Grill Concepts also chose narrow themes for its virtual kitchens. The Mac & Melt’s comfort-centric focus is intentional, as is the singular spotlight on mac and cheese versus the broader pasta category. “Loaded mac and cheese is Instagrammable, popular and memorable, and it’s the ultimate comfort food. I don’t think a desire for that is going away anytime soon,” says Scroggins. “We thought about going broader with a pasta concept, but our strategy is to stand out and be unique in the digital marketplace. If someone wants to order pasta online, they’ll probably order from an Olive Garden or Maggiano’s. But if we can carve out a niche for a specific item and be an expert in that, I think that’s where we can compete.”
Maximizing SKUs and minimizing complexity is the mantra of most menu developers today. Keeping those two values top priority while adding an entirely new menu to an existing pantry is a formidable challenge. Cutler from Bloomin’ Brands introduced three new SKUs for Tender Shack: a breader, a brioche bun and proprietary Outback seasoning. Weir added three branded packaging SKUs and only two ingredients to his procurement order for Honest Pizza—sausage and roasted red pepper. Starbird’s Hilder estimates bringing in three to five SKUs for each new virtual concept, stressing the importance of “minimal additions to the brand with minimal operational complexity.”

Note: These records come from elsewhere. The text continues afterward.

template <int TAPS, int TERMS, int U>
__device__ __forceinline__ void stream_chunk(const ConvParams &p, Stream &st, SlotIssue &sn, char *lds, int &pos, int wave,
                                             unsigned voff_sel, int ksteps) {
    if constexpr (U == 0) {
        asm volatile("" : "+s"(st.w));
        sn.w = p.wpk + (size_t)st.w * A_BYTES + wave * 2048;
        sn.dst = lds + pos * SLOT_BYTES;
        pos = pos + 1 == NSLOT ? 0 : pos + 1;
        asm volatile("" ::"s"(sn.w), "s"(pos));
    } else if constexpr (U == 1) {
        asm volatile("" : "+s"(st.tap));
        sn.a0 = (const char *)p.xh + st.off;
        if constexpr (TERMS == 1) stream_advance_k<TAPS>(p, st);
        asm volatile("" ::"s"(sn.a0), "s"(st.off), "s"(st.tap));
    } else if constexpr (U == 2) {
        asm volatile("" : "+s"(st.tap));
        sn.a1 = (const char *)(TERMS == 1 ? p.xh : p.xl) + st.off;
        stream_advance_k<TAPS>(p, st);
        asm volatile("" ::"s"(sn.a1), "s"(st.off), "s"(st.tap));
    } else {
        asm volatile("" : "+s"(st.w));
        st.w++;
        if (st.w == ksteps) {
            st.w = 0;
            st.off = 0;
        }
        asm volatile("" ::"s"(st.w), "s"(st.off));
    }
}

template <int PIECE>
__device__ __forceinline__ void issue_piece(const SlotIssue &si, int wave, int lane) {
    if constexpr (PIECE == 0) __builtin_amdgcn_global_load_lds((glb_char *)(si.w + (unsigned)(lane * 16)), (lds_char *)(si.dst + wave * 2048), 16, 0, 0);
    if constexpr (PIECE == 1) __builtin_amdgcn_global_load_lds((glb_char *)(si.w + (unsigned)(lane * 16)), (lds_char *)(si.dst + wave * 2048), 16, 1024, 0);
    if constexpr (PIECE == 2) __builtin_amdgcn_global_load_lds((glb_char *)(si.a0 + si.voff), (lds_char *)(si.dst + A_BYTES + wave * B_BYTES), 16, 0, 0);
    if constexpr (PIECE == 3) __builtin_amdgcn_global_load_lds((glb_char *)(si.a1 + si.voff), (lds_char *)(si.dst + A_BYTES + wave * B_BYTES + 1024), 16, 0, 0);
}

template <int TAPS, int TERMS, int DBG, int U>
__device__ __forceinline__ void conv_unit(f32x16 (&acc)[8], half8 (&a)[4][4], half8 (&bcur)[2], half8 (&bnext)[2], unsigned slot,
                                          unsigned slot_n, unsigned b_off, const SlotIssue &si, int wave, int lane,
                                          const ConvParams &p, Stream &st, SlotIssue &sn, char *lds, int &pos_issue, unsigned voff_sel, int ksteps) {
    constexpr int ib = 2 * U;
    half8(&au)[4] = a[U];
    half8(&nx)[4] = a[(U + 2) & 3];
    const unsigned src = U < 2 ? slot : slot_n;
    constexpr int OFF = ((U + 2) & 3) * 4096;
    if constexpr (!(DBG & 64)) lds_wait<U == 3 ? 6 : 4>();
#define SDN_GAP(K) \
    if constexpr (K == 0 && !(DBG & 1)) issue_piece<U>(si, wave, lane); \
    if constexpr (K == 0 && U == 2 && !(DBG & 64)) { ds_read16<0>(bnext[0], slot_n + b_off); ds_read16<1024>(bnext[1], slot_n + b_off); } \
    if constexpr (K >= 1 && K <= 4 && !(DBG & 64)) ds_read16<OFF + (K - 1) * 1024>(nx[K - 1], src); \
    if constexpr (K == 2) stream_chunk<TAPS, TERMS, U>(p, st, sn, lds, pos_issue, wave, voff_sel, ksteps); \
    __builtin_amdgcn_sched_barrier(0);
    if constexpr (DBG & 16) {
        asm volatile("" ::"v"(au[0]), "v"(au[1]), "v"(au[2]), "v"(au[3]), "v"(bcur[0]), "v"(bcur[1]));
        SDN_GAP(0) SDN_GAP(1) SDN_GAP(2) SDN_GAP(3) SDN_GAP(4)
    } else if constexpr (TERMS == 1) {
        acc[ib] = mfma16(au[0], bcur[0], acc[ib]);
        __builtin_amdgcn_sched_barrier(0);
        SDN_GAP(0)
        acc[ib + 1] = mfma16(au[2], bcur[0], acc[ib + 1]);
        SDN_GAP(1) SDN_GAP(2)
        acc[ib] = mfma16(au[1], bcur[1], acc[ib]);
        SDN_GAP(3)
        acc[ib + 1] = mfma16(au[3], bcur[1], acc[ib + 1]);
        SDN_GAP(4)
    } else {
        acc[ib] = mfma16(au[0], bcur[0], acc[ib]);
        __builtin_amdgcn_sched_barrier(0);
        SDN_GAP(0)
        acc[ib + 1] = mfma16(au[2], bcur[0], acc[ib + 1]);
        SDN_GAP(1)
        acc[ib] = mfma16(au[1], bcur[0], acc[ib]);
        SDN_GAP(2)
        acc[ib + 1] = mfma16(au[3], bcur[0], acc[ib + 1]);
        SDN_GAP(3)
        acc[ib] = mfma16(au[0], bcur[1], acc[ib]);
        SDN_GAP(4)
        acc[ib + 1] = mfma16(au[2], bcur[1], acc[ib + 1]);
        __builtin_amdgcn_sched_barrier(0);
    }
#undef SDN_GAP
}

The Culinary Edge’s Filice agrees with reining in pantry items, but she cautions against playing it too safe. Remember the importance of high-impact flavor in a virtual brand experience. “Make sure you’re introducing the right ingredients to bring that dish to life. If it makes the menu item a compelling offering, lead with that. Then find another place to use it,” she says. “We brought in new sauces for Starbird Bowls. As we start LTO [limited-time offering] planning for the Starbird core brand, we ask ourselves, ‘What did we bring in for Bowls that could inspire us and that we could maybe explore in a taco or salad, cross-utilizing it?’ If you’re trying so hard not to have a single-use SKU, you might be missing the opportunity for a really wonderful product.”
If you’re trying so hard not to have a single-use SKU, you might be missing the opportunity for a really wonderful product.
Montina Filice, Senior Strategist, The Culinary Edge
Delivery has a long-established footing in consumers’ lives, one that became more entrenched over the last year. Now, we have to consider what happens when consumers emerge from pandemic living and adopt some version of normalcy that involves leaving their bubble. Will virtual kitchens recede, having served dutifully, but be deemed irrelevant going forward? Or are they now a firmly established restaurant channel for operators and another avenue for diner outreach and growth?
“One of the biggest trends that came out of the 2008 market crash was fast casual,” says Filice. “It had a big uptick, then it got oversaturated and only the strong survived—but as a category, fast casual still exists. It wouldn’t surprise me if virtual kitchens follow that same trajectory. In the long term, there’s a convenience aspect and an accessibility that is being built upon with all of these virtual kitchens. And there’s a maximization of profits for restaurants. It will probably hit a peak and come back down a bit.”
A long runway for innovation and growth spells continued opportunity for restaurant brands. “The digital real estate investment is always going to be there because more people are going to be ordering,” says Hilder. “Starbird—and other brands—are there until the world changes again. We’ll react and make a pivot from there.”